### Task
Show each line from the records below in which the word "bslot" occurs.

### Data supplied
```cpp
__device__ __forceinline__ BufRsrc tensor_rsrc(const float* base, unsigned bytes) {
  const uint64_t a = reinterpret_cast<uint64_t>(base);
  const uint64_t u = ((uint64_t)(unsigned)__builtin_amdgcn_readfirstlane((unsigned)(a >> 32)) << 32) |
                     (uint64_t)(unsigned)__builtin_amdgcn_readfirstlane((unsigned)a);
  return __builtin_amdgcn_make_buffer_rsrc(reinterpret_cast<void*>(u), 0, (int)__builtin_amdgcn_readfirstlane(bytes), 0x00020000);
}
__device__ __forceinline__ void split3_pk(float a, float b, unsigned& hi, unsigned& mid, unsigned& lo) {
  typedef __attribute__((ext_vector_type(2))) __bf16 bf16x2;
  typedef __attribute__((ext_vector_type(2))) float f32x2;
  auto pk = [](float u, float v) -> unsigned {
    const bf16x2 t = __builtin_convertvector((f32x2){u, v}, bf16x2);
    return __builtin_bit_cast(unsigned, t);
  };
  hi = pk(a, b);
  const float ra = a - __uint_as_float(hi << 16), rb = b - __uint_as_float(hi & 0xffff0000u);
  mid = pk(ra, rb);
  const float sa = ra - __uint_as_float(mid << 16), sb = rb - __uint_as_float(mid & 0xffff0000u);
  lo = pk(sa, sb);
}
typedef _Float16 h16x8 __attribute__((ext_vector_type(8)));
constexpr float WTR_F16_XSCALE = 16.f;
#ifndef WTR_F16
#define WTR_F16 1
#endif
__device__ __forceinline__ void split2h_pk(float a, float b, unsigned& hi, unsigned& lo) {
  typedef __attribute__((ext_vector_type(2))) _Float16 h16x2;
  typedef __attribute__((ext_vector_type(2))) float f32x2;
  const h16x2 t = __builtin_convertvector((f32x2){a, b}, h16x2);
  hi = __builtin_bit_cast(unsigned, t);
  const h16x2 r = __builtin_convertvector((f32x2){a - (float)t[0], b - (float)t[1]}, h16x2);
  lo = __builtin_bit_cast(unsigned, r);
}
template <bool F16>
__device__ __forceinline__ f32x4 wtr_mma(bf16x8 a, bf16x8 b, f32x4 c) {
  if constexpr (F16) return __builtin_amdgcn_mfma_f32_16x16x32_f16(__builtin_bit_cast(h16x8, a), __builtin_bit_cast(h16x8, b), c, 0, 0, 0);
  else return __builtin_amdgcn_mfma_f32_16x16x32_bf16(a, b, c, 0, 0, 0);
}
__device__ __forceinline__ uint2 tr_read(const unsigned char* lds, int off) {
  typedef __attribute__((address_space(3))) v4s* lptr;
  return __builtin_bit_cast(uint2, __builtin_amdgcn_ds_read_tr16_b64_v4i16((lptr)(lds + off)));
}
__device__ __forceinline__ bf16x8 frag(unsigned a, unsigned b, unsigned c, unsigned d) {
  const u32x4 v = {a, b, c, d};
  return __builtin_bit_cast(bf16x8, v);
}

#ifdef MODET_TUNING
__device__ long long* g_wtr_dbg = nullptr;
#endif

struct WtrArgs {
  const float* x; const float* dy; float* part;
  int B, D, H, W, Cin, Cout, tiles_x, tiles_y, tiles_z, ntiles, n_coblk;
  const float* amax;
};
constexpr int WTR_MAX_JOBS = 8;
struct WtrTable {
  WtrArgs job[WTR_MAX_JOBS];
  int first[WTR_MAX_JOBS + 1], gx[WTR_MAX_JOBS], gy[WTR_MAX_JOBS];
  int n;
};

#ifndef WTR_VARIANT
#define WTR_VARIANT 8
#endif
template <int NQ, int NT, bool VEC, int NP = 3>
__global__ __launch_bounds__(NTHR, 2) void conv_wgrad_tr_kernel(const WtrTable t) {
  static_assert(NP == 3 || NP == 2, "three bf16 pieces or two f16 pieces");
  int job = 0;
  while (job + 1 < t.n && (int)blockIdx.x >= t.first[job + 1]) ++job;
  const WtrArgs a = t.job[job];
  const int grid_x = t.gx[job], grid_y = t.gy[job];
  const int lb = (int)blockIdx.x - t.first[job];
  const int blk_x = lb / grid_y, blk_y = lb - blk_x * grid_y;
  constexpr int NF = (9 * NQ + 3) / 4;
  constexpr int MT = 3 * NF;
  constexpr int KS = NT;
  constexpr int XS_BYTES = NP * XPL, DS_BYTES = NP * NT * DPL;
  constexpr int RED_FL = (MT + 1) * NT * 256;
  constexpr int LDS_BYTES = XS_BYTES + DS_BYTES > RED_FL * 4 ? XS_BYTES + DS_BYTES : RED_FL * 4;
  __shared__ __attribute__((aligned(16))) unsigned char lds[LDS_BYTES];

#ifdef MODET_TUNING
  const long long t_entry = __builtin_readcyclecounter();
#endif
  const int tid = threadIdx.x, lane = tid & 63;
  const int wave = __builtin_amdgcn_readfirstlane(tid >> 6);
  const int kg = lane >> 4, S = lane & 15, sj = S >> 2, sc = S & 3;
  const int nw = NT == 2 ? (wave & 1) : 0;
  const int s_first = NT == 2 ? 2 * (wave >> 1) : wave;
  const int cib = blk_y / a.n_coblk, cob = blk_y - cib * a.n_coblk;
  const int ci0 = cib * 4 * NQ, co0 = cob * 16 * NT;
  const int D = a.D, H = a.H, W = a.W, Cin = a.Cin, Cout = a.Cout;

  int aoff[NF];
#pragma unroll
  for (int f = 0; f < NF; ++f) {
    int q = 4 * f + sc;
    if (q >= 9 * NQ) q = 0;
    const int zy = q / NQ, quad = q - zy * NQ;
    aoff[f] = ((zy / 3) * HY + zy % 3) * XP * ROWB + quad * 8;
  }
  const int abase = (((s_first >> 1) * HY + 4 * (s_first & 1) + kg) * XP + sj) * ROWB;
  const int yrow = 4 * (s_first & 1) + kg;
  const int bslot = ((s_first >> 1) * TY + yrow) * TX;
  const int bsw = (kg & 1) << 2;
  const int boff0 = XS_BYTES + nw * DPL + (bslot + (sj ^ bsw)) * ROWB + sc * 8;
  const int boff1 = XS_BYTES + nw * DPL + (bslot + ((4 + sj) ^ bsw)) * ROWB + sc * 8;
  const unsigned one2 = S == 0 ? (NP == 2 ? 0x3c003c00u : 0x3f803f80u) : 0u;
  float dsc = 1.f, dinv = 1.f;
  if constexpr (NP == 2) {
    float m = a.amax[lane * MODET_AMAX_STRIDE];
#pragma unroll
    for (int o = 32; o >= 1; o >>= 1) m = fmaxf(m, __shfl_xor(m, o, 64));
    if (m > 0.f && m < __builtin_huge_valf()) {
      int e;
      (void)frexpf(m, &e);
      int sh = 15 - e;
      sh = sh > 100 ? 100 : (sh < -100 ? -100 : sh);
      dsc = ldexpf(1.f, sh); dinv = ldexpf(1.f, -sh);
    }
  }

  f32x4 acc[NF][3], accb = {0.f, 0.f, 0.f, 0.f};
#pragma unroll
  for (int f = 0; f < NF; ++f)
#pragma unroll
    for (int d = 0; d < 3; ++d) acc[f][d] = (f32x4){0.f, 0.f, 0.f, 0.f};

  const BufRsrc rx = tensor_rsrc(a.x, (unsigned)((int64_t)a.B * D * H * W * Cin * 4));
  const BufRsrc rd = tensor_rsrc(a.dy, (unsigned)((int64_t)a.B * D * H * W * Cout * 4));

  constexpr int IPR = HX * NQ, RP = NQ >= 3 ? 5 : (NQ == 2 ? 10 : 20), NPASS = HZ * HY / RP;
  const int r_t = tid / IPR, i_t = tid - r_t * IPR;
// ... 72 lines not shown
          *reinterpret_cast<uint2*>(dst) = make_uint2(h0, h1);
          *reinterpret_cast<uint2*>(dst + XPL) = make_uint2(m0, m1);
          *reinterpret_cast<uint2*>(dst + 2 * XPL) = make_uint2(l0, l1);
        }
      }
    }
#pragma unroll
    for (int i = 0; i < NDP; ++i) {
      const int v = i * DVP + dv_t;
      const int slot = (v & ~7) | ((v & 7) ^ (((v >> 3) & 1) << 2));
      unsigned char* dst = lds + dlds_t + slot * ROWB;
      if constexpr (NP == 2) {
        unsigned h0, l0, h1, l1;
        split2h_pk(__uint_as_float(dr[i][0]) * dsc, __uint_as_float(dr[i][1]) * dsc, h0, l0);
        split2h_pk(__uint_as_float(dr[i][2]) * dsc, __uint_as_float(dr[i][3]) * dsc, h1, l1);
        *reinterpret_cast<uint2*>(dst) = make_uint2(h0, h1);
        *reinterpret_cast<uint2*>(dst + NT * DPL) = make_uint2(l0, l1);
      } else {
        unsigned h0, m0, l0, h1, m1, l1;
        split3_pk(__uint_as_float(dr[i][0]), __uint_as_float(dr[i][1]), h0, m0, l0);
        split3_pk(__uint_as_float(dr[i][2]), __uint_as_float(dr[i][3]), h1, m1, l1);
        *reinterpret_cast<uint2*>(dst) = make_uint2(h0, h1);
        *reinterpret_cast<uint2*>(dst + NT * DPL) = make_uint2(m0, m1);
        *reinterpret_cast<uint2*>(dst + 2 * NT * DPL) = make_uint2(l0, l1);
      }
    }
  };

#ifdef MODET_TUNING
  long long tph[7] = {0, 0, 0, 0, 0, 0, 0}, tq0, tq1;
#define TPH(k) do { tq1 = __builtin_readcyclecounter(); tph[k] += tq1 - tq0; tq0 = tq1; } while (0)
#else
#define TPH(k) do { } while (0)
#endif
  int tile = blk_x;
  if (!(WTR_VARIANT & 2) && tile < a.ntiles) load_tile(tile);
#ifdef MODET_TUNING
  tq0 = __builtin_readcyclecounter();
  tph[5] = tq0 - t_entry;
#endif
  for (; tile < a.ntiles; tile += grid_x) {
    if (WTR_VARIANT & 2) load_tile(tile);
    TPH(0);
    __syncthreads();
    TPH(1);
    if (WTR_VARIANT & 8) __builtin_amdgcn_s_setprio(2);
    write_tile();
    TPH(2);
    __syncthreads();
    TPH(3);
    if (!(WTR_VARIANT & 2) && tile + grid_x < a.ntiles) load_tile(tile + grid_x);
    if (WTR_VARIANT & 8) __builtin_amdgcn_s_setprio(0);
    TPH(0);
    auto load_raw = [&](int u, uint2 (&R)[NP][3]) {
      const int ks = u / NF, f = u - ks * NF;
      const int o = abase + aoff[f] + ks * 4 * XP * ROWB;
#pragma unroll
      for (int p = 0; p < NP; ++p)
#pragma unroll
        for (int b = 0; b < 3; ++b) R[p][b] = tr_read(lds, o + p * XPL + b * 4 * ROWB);
    };
    uint2 Rc[NP][3], Rn[NP][3];
    bf16x8 bq[NP];
    load_raw(0, Rc);
#pragma unroll
    for (int u = 0; u < KS * NF; ++u) {
      const int ks = u / NF, f = u - ks * NF;
      if (f == 0) {
#pragma unroll
        for (int p = 0; p < NP; ++p) {
          const uint2 lo = tr_read(lds, boff0 + p * NT * DPL + ks * 4 * TX * ROWB), hi = tr_read(lds, boff1 + p * NT * DPL + ks * 4 * TX * ROWB);
          bq[p] = frag(lo.x, lo.y, hi.x, hi.y);
        }
      }
      if (!(WTR_VARIANT & 4) && u + 1 < KS * NF) load_raw(u + 1, Rn);
      __builtin_amdgcn_sched_barrier(0);
      if (f == 0) {
        const bf16x8 on = frag(one2, one2, one2, one2);
        if constexpr (NP == 3) accb = wtr_mma<false>(on, bq[NP - 1], accb);
        accb = wtr_mma<NP == 2>(on, bq[1], accb);
        accb = wtr_mma<NP == 2>(on, bq[0], accb);
      }
      bf16x8 d0[NP], d1[NP], d2[NP];
#pragma unroll
      for (int p = 0; p < NP; ++p) {
        const unsigned r0 = Rc[p][0].x, r1 = Rc[p][0].y, r2 = Rc[p][1].x, r3 = Rc[p][1].y, r4 = Rc[p][2].x;
        d0[p] = frag(r0, r1, r2, r3);
        d2[p] = frag(r1, r2, r3, r4);
        d1[p] = frag(__builtin_amdgcn_alignbit(r1, r0, 16), __builtin_amdgcn_alignbit(r2, r1, 16),
                     __builtin_amdgcn_alignbit(r3, r2, 16), __builtin_amdgcn_alignbit(r4, r3, 16));
      }
#define MM3(PA, PB)                                                                                   \
      acc[f][0] = wtr_mma<NP == 2>(d0[PA], bq[PB], acc[f][0]);       \
      acc[f][1] = wtr_mma<NP == 2>(d1[PA], bq[PB], acc[f][1]);       \
      acc[f][2] = wtr_mma<NP == 2>(d2[PA], bq[PB], acc[f][2]);
      if constexpr (NP == 3) { MM3(NP - 1, 0) MM3(0, NP - 1) MM3(1, 1) }
      MM3(1, 0) MM3(0, 1) MM3(0, 0)
#undef MM3
      __builtin_amdgcn_sched_barrier(0);
      if (u + 1 < KS * NF) {
        if (WTR_VARIANT & 4) load_raw(u + 1, Rc);
        else {
#pragma unroll
          for (int p = 0; p < NP; ++p)
#pragma unroll
            for (int b = 0; b < 3; ++b) Rc[p][b] = Rn[p][b];
        }
      }
    }
    TPH(4);
  }
  if constexpr (NP == 2) {
    const float winv = dinv * (1.f / WTR_F16_XSCALE);
#pragma unroll
    for (int f = 0; f < NF; ++f)
#pragma unroll
      for (int d = 0; d < 3; ++d) { acc[f][d][0] *= winv; acc[f][d][1] *= winv; acc[f][d][2] *= winv; acc[f][d][3] *= winv; }
    accb[0] *= dinv; accb[1] *= dinv; accb[2] *= dinv; accb[3] *= dinv;
  }
  float* red = reinterpret_cast<float*>(lds);
  constexpr int ROUNDS = 4 / NT;
#pragma unroll 1
  for (int r = 0; r < ROUNDS; ++r) {
    __syncthreads();
    if ((NT == 2 ? (wave >> 1) : wave) == r) {
#pragma unroll
      for (int f = 0; f < NF; ++f)
#pragma unroll
        for (int d = 0; d < 3; ++d) {
          float4* slot = reinterpret_cast<float4*>(red + ((f * 3 + d) * NT + nw) * 256) + lane;
          float4 v = make_float4(acc[f][d][0], acc[f][d][1], acc[f][d][2], acc[f][d][3]);
          if (r > 0) { const float4 o = *slot; v.x += o.x; v.y += o.y; v.z += o.z; v.w += o.w; }
          *slot = v;
        }
      float4* slot = reinterpret_cast<float4*>(red + (MT * NT + nw) * 256) + lane;
      float4 v = make_float4(accb[0], accb[1], accb[2], accb[3]);
      if (r > 0) { const float4 o = *slot; v.x += o.x; v.y += o.y; v.z += o.z; v.w += o.w; }
      *slot = v;
    }
  }
  __syncthreads();
  float* out = a.part + (size_t)lb * (size_t)RED_FL;
  for (int i = tid * 4; i < RED_FL; i += NTHR * 4) *reinterpret_cast<float4*>(out + i) = *reinterpret_cast<const float4*>(red + i);
#ifdef MODET_TUNING
  TPH(6);
  if (g_wtr_dbg && lane == 0) {
    long long* o = g_wtr_dbg + ((int64_t)(blk_y * grid_x + blk_x) * 4 + wave) * 8;
    for (int i = 0; i < 7; ++i) o[i] = tph[i];
    o[7] = t_entry;
  }
#endif
}

struct WtrPlan { int nq, nt, n_cib, n_coblk, gy, gx, tiles_x, tiles_y, tiles_z, ntiles, mt, red_fl; };
inline WtrPlan wtr_plan(int B, int D, int H, int W, int Cin, int Cout) {
  WtrPlan p;
  const int quads = (Cin + 3) / 4;
  p.nq = quads % 4 == 0 ? 4 : (quads % 3 == 0 ? 3 : (quads % 2 == 0 ? 2 : 1));
  p.n_cib = quads / p.nq;
  p.nt = Cout > 16 ? 2 : 1;
  p.n_coblk = cdiv(Cout, 16 * p.nt);
  p.gy = p.n_cib * p.n_coblk;
  p.tiles_x = cdiv(W, TX); p.tiles_y = cdiv(H, TY); p.tiles_z = cdiv(D, TZ);
  p.ntiles = B * p.tiles_x * p.tiles_y * p.tiles_z;
  int slots = 512;
  if (const char e = modet_tuning_env("MODET_WTR_SLOTS")) slots = e == '1' ? 256 : (e == '2' ? 384 : 512);
  int gx = slots / p.gy;
  if (gx < 1) gx = 1;
  if (gx > p.ntiles) gx = p.ntiles;
  p.gx = gx;
  p.mt = 3 * ((9 * p.nq + 3) / 4);
  p.red_fl = (p.mt + 1) * p.nt * 256;
  return p;
}

}

#ifdef MODET_TUNING
extern "C" int modet_debug_wtr_timing(long long* buf) {
  return (int)hipMemcpyToSymbol(HIP_SYMBOL(g_wtr_dbg), &buf, sizeof(buf));
}
#endif

bool modetx_wtr_eligible(int B, int D, int H, int W, int Cin, int Cout) {
  const int64_t n = (int64_t)B * D * H * W;
  const bool vec = Cin % 4 == 0 && Cout % 4 == 0;
  return Cin >= 4 && n * (Cin > Cout ? Cin : Cout) * 4 < 0x7fffffffLL && Cout <= 256 && Cin <= 1024 && (vec || Cout <= 16);
}
size_t modetx_wtr_ws_bytes(int B, int D, int H, int W, int Cin, int Cout) {
  const WtrPlan p = wtr_plan(B, D, H, W, Cin, Cout);
  const int gx = p.gy >= 512 ? 1 : 512 / p.gy;
  return ((size_t)gx + 1) * p.gy * p.red_fl * sizeof(float);
}
static void wtr_launch(const WtrTable& t, int nq, int nt, bool vec, bool f16, hipStream_t s) {
  const dim3 grid(t.first[t.n]);
#define WTR_L(NQ_, NT_, V_, NP_) hipLaunchKernelGGL((conv_wgrad_tr_kernel<NQ_, NT_, V_, NP_>), grid, dim3(NTHR), 0, s, t)
#define WTR_Q(NT_, V_, NP_) do { if (nq == 4) WTR_L(4, NT_, V_, NP_); else if (nq == 3) WTR_L(3, NT_, V_, NP_); else if (nq == 2) WTR_L(2, NT_, V_, NP_); else WTR_L(1, NT_, V_, NP_); } while (0)
#define WTR_P(NP_) do { \
    if (nt == 2) WTR_Q(2, true, NP_);                   \
    else if (vec) WTR_Q(1, true, NP_); \
    else WTR_Q(1, false, NP_); } while (0)
  if (f16) WTR_P(2); else WTR_P(3);
#undef WTR_P
#undef WTR_Q
#undef WTR_L
}

#ifndef WTR_BATCH_MAX_VOXELS
#define WTR_BATCH_MAX_VOXELS 1500000
#endif
bool modetx_wtr_batches(int B, int D, int H, int W) { return (int64_t)B * D * H * W <= WTR_BATCH_MAX_VOXELS; }

int modetx_wtr_wgrad(modet_step_ctx* defer, const float* x, const float* dy, float* dw, float* db, void* ws, int B, int D, int H,
                     int W, int Cin, int Cout, hipStream_t s, const float* amax) {
  const WtrPlan p = wtr_plan(B, D, H, W, Cin, Cout);
  const bool vec = Cin % 4 == 0 && Cout % 4 == 0;
  if (!WTR_F16 || (int64_t)D * H * W >= (1ll << 24)) amax = nullptr;
  float* red = (float*)ws + (size_t)p.gx * p.gy * p.red_fl;
  if (defer && modetx_wtr_batches(B, D, H, W)) {
    WtrQueued j{x, dy, (float*)ws, B, D, H, W, Cin, Cout, p.tiles_x, p.tiles_y, p.tiles_z, p.ntiles, p.n_coblk, p.nq, p.nt, vec ? 1 : 0,
                p.gx, p.gy, amax};
    {
      std::lock_guard<std::mutex> lk(defer->mu);
      defer->wtrjobs.push_back(j);
    }
    return modetx_wgrad_partials_reduce2(defer, (const float*)ws, red, dw, db, p.gx, p.gy, Cin, Cout, p.nq, p.mt, p.nt, p.n_coblk, s);
  }
  WtrTable t;
  t.job[0] = WtrArgs{x, dy, (float*)ws, B, D, H, W, Cin, Cout, p.tiles_x, p.tiles_y, p.tiles_z, p.ntiles, p.n_coblk, amax};
  t.first[0] = 0; t.first[1] = p.gx * p.gy; t.gx[0] = p.gx; t.gy[0] = p.gy; t.n = 1;
  wtr_launch(t, p.nq, p.nt, vec, amax != nullptr, s);
  return modetx_wgrad_partials_reduce2(defer, (const float*)ws, red, dw, db, p.gx, p.gy, Cin, Cout, p.nq, p.mt, p.nt, p.n_coblk, s);
}

void modetx_wtr_flush(modet_step_ctx* c, hipStream_t s) {
  std::vector<WtrQueued> jobs;
  {
    std::lock_guard<std::mutex> lk(c->mu);
    jobs.swap(c->wtrjobs);
  }
  std::vector<char> done(jobs.size(), 0);
  for (size_t i = 0; i < jobs.size(); ++i) {
    if (done[i]) continue;
    WtrTable t;
    t.n = 0; t.first[0] = 0;
    for (size_t k = i; k < jobs.size() && t.n < WTR_MAX_JOBS; ++k) {
      const WtrQueued& q = jobs[k];
      if (done[k] || q.nq != jobs[i].nq || q.nt != jobs[i].nt || q.vec != jobs[i].vec || (q.amax != nullptr) != (jobs[i].amax != nullptr)) continue;
      t.job[t.n] = WtrArgs{q.x, q.dy, q.part, q.B, q.D, q.H, q.W, q.Cin, q.Cout, q.tiles_x, q.tiles_y, q.tiles_z, q.ntiles, q.n_coblk, q.amax};
      t.gx[t.n] = q.gx; t.gy[t.n] = q.gy;
      t.first[t.n + 1] = t.first[t.n] + q.gx * q.gy;
      ++t.n;
      done[k] = 1;
    }
    for (int k = t.n; k < WTR_MAX_JOBS; ++k) { t.first[k + 1] = t.first[t.n]; t.gx[k] = 1; t.gy[k] = 1; }
    wtr_launch(t, jobs[i].nq, jobs[i].nt, jobs[i].vec != 0, jobs[i].amax != nullptr, s);
  }
}
```

Before: 142.6 volume-pairs/sec.

## Cap WTR split-K rows and skip colsum pass when one partial row

```diff
diff --git a/smilecode_amd/csrc/conv3d_bf16.hip b/smilecode_amd/csrc/conv3d_bf16.hip
--- a/smilecode_amd/csrc/conv3d_bf16.hip
+++ b/smilecode_amd/csrc/conv3d_bf16.hip
@@ -670,7 +670,9 @@
   int j = 0;
   while (j + 1 < t.n && (int)blockIdx.x >= t.first[j + 1]) ++j;
   const BRedJob& J = t.job[j];
-  wgrad_bf16_reduce_body(J.red, J.dw, J.dbias, J.Cin, J.Cout, J.cib, J.u, J.ntb, 1, J.gy, J.n_coblk, blockIdx.x - t.first[j], J.layout);
+  const bool direct = modetx_wgrad_reduce_direct(J.gx, J.layout);
+  wgrad_bf16_reduce_body(direct ? J.part : J.red, J.dw, J.dbias, J.Cin, J.Cout, J.cib, J.u, J.ntb, direct ? J.gx : 1, J.gy, J.n_coblk,
+                         blockIdx.x - t.first[j], J.layout);
 }
 
 struct WgBf16Plan { int cib, u, ntb, tz, ty, n_chunk, n_coblk, gy, gx, ntiles, tiles_x, tiles_y, tiles_z, red_fl; };
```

### Result of this task
  const int bslot = ((s_first >> 1) * TY + yrow) * TX;
  const int boff0 = XS_BYTES + nw * DPL + (bslot + (sj ^ bsw)) * ROWB + sc * 8;
  const int boff1 = XS_BYTES + nw * DPL + (bslot + ((4 + sj) ^ bsw)) * ROWB + sc * 8;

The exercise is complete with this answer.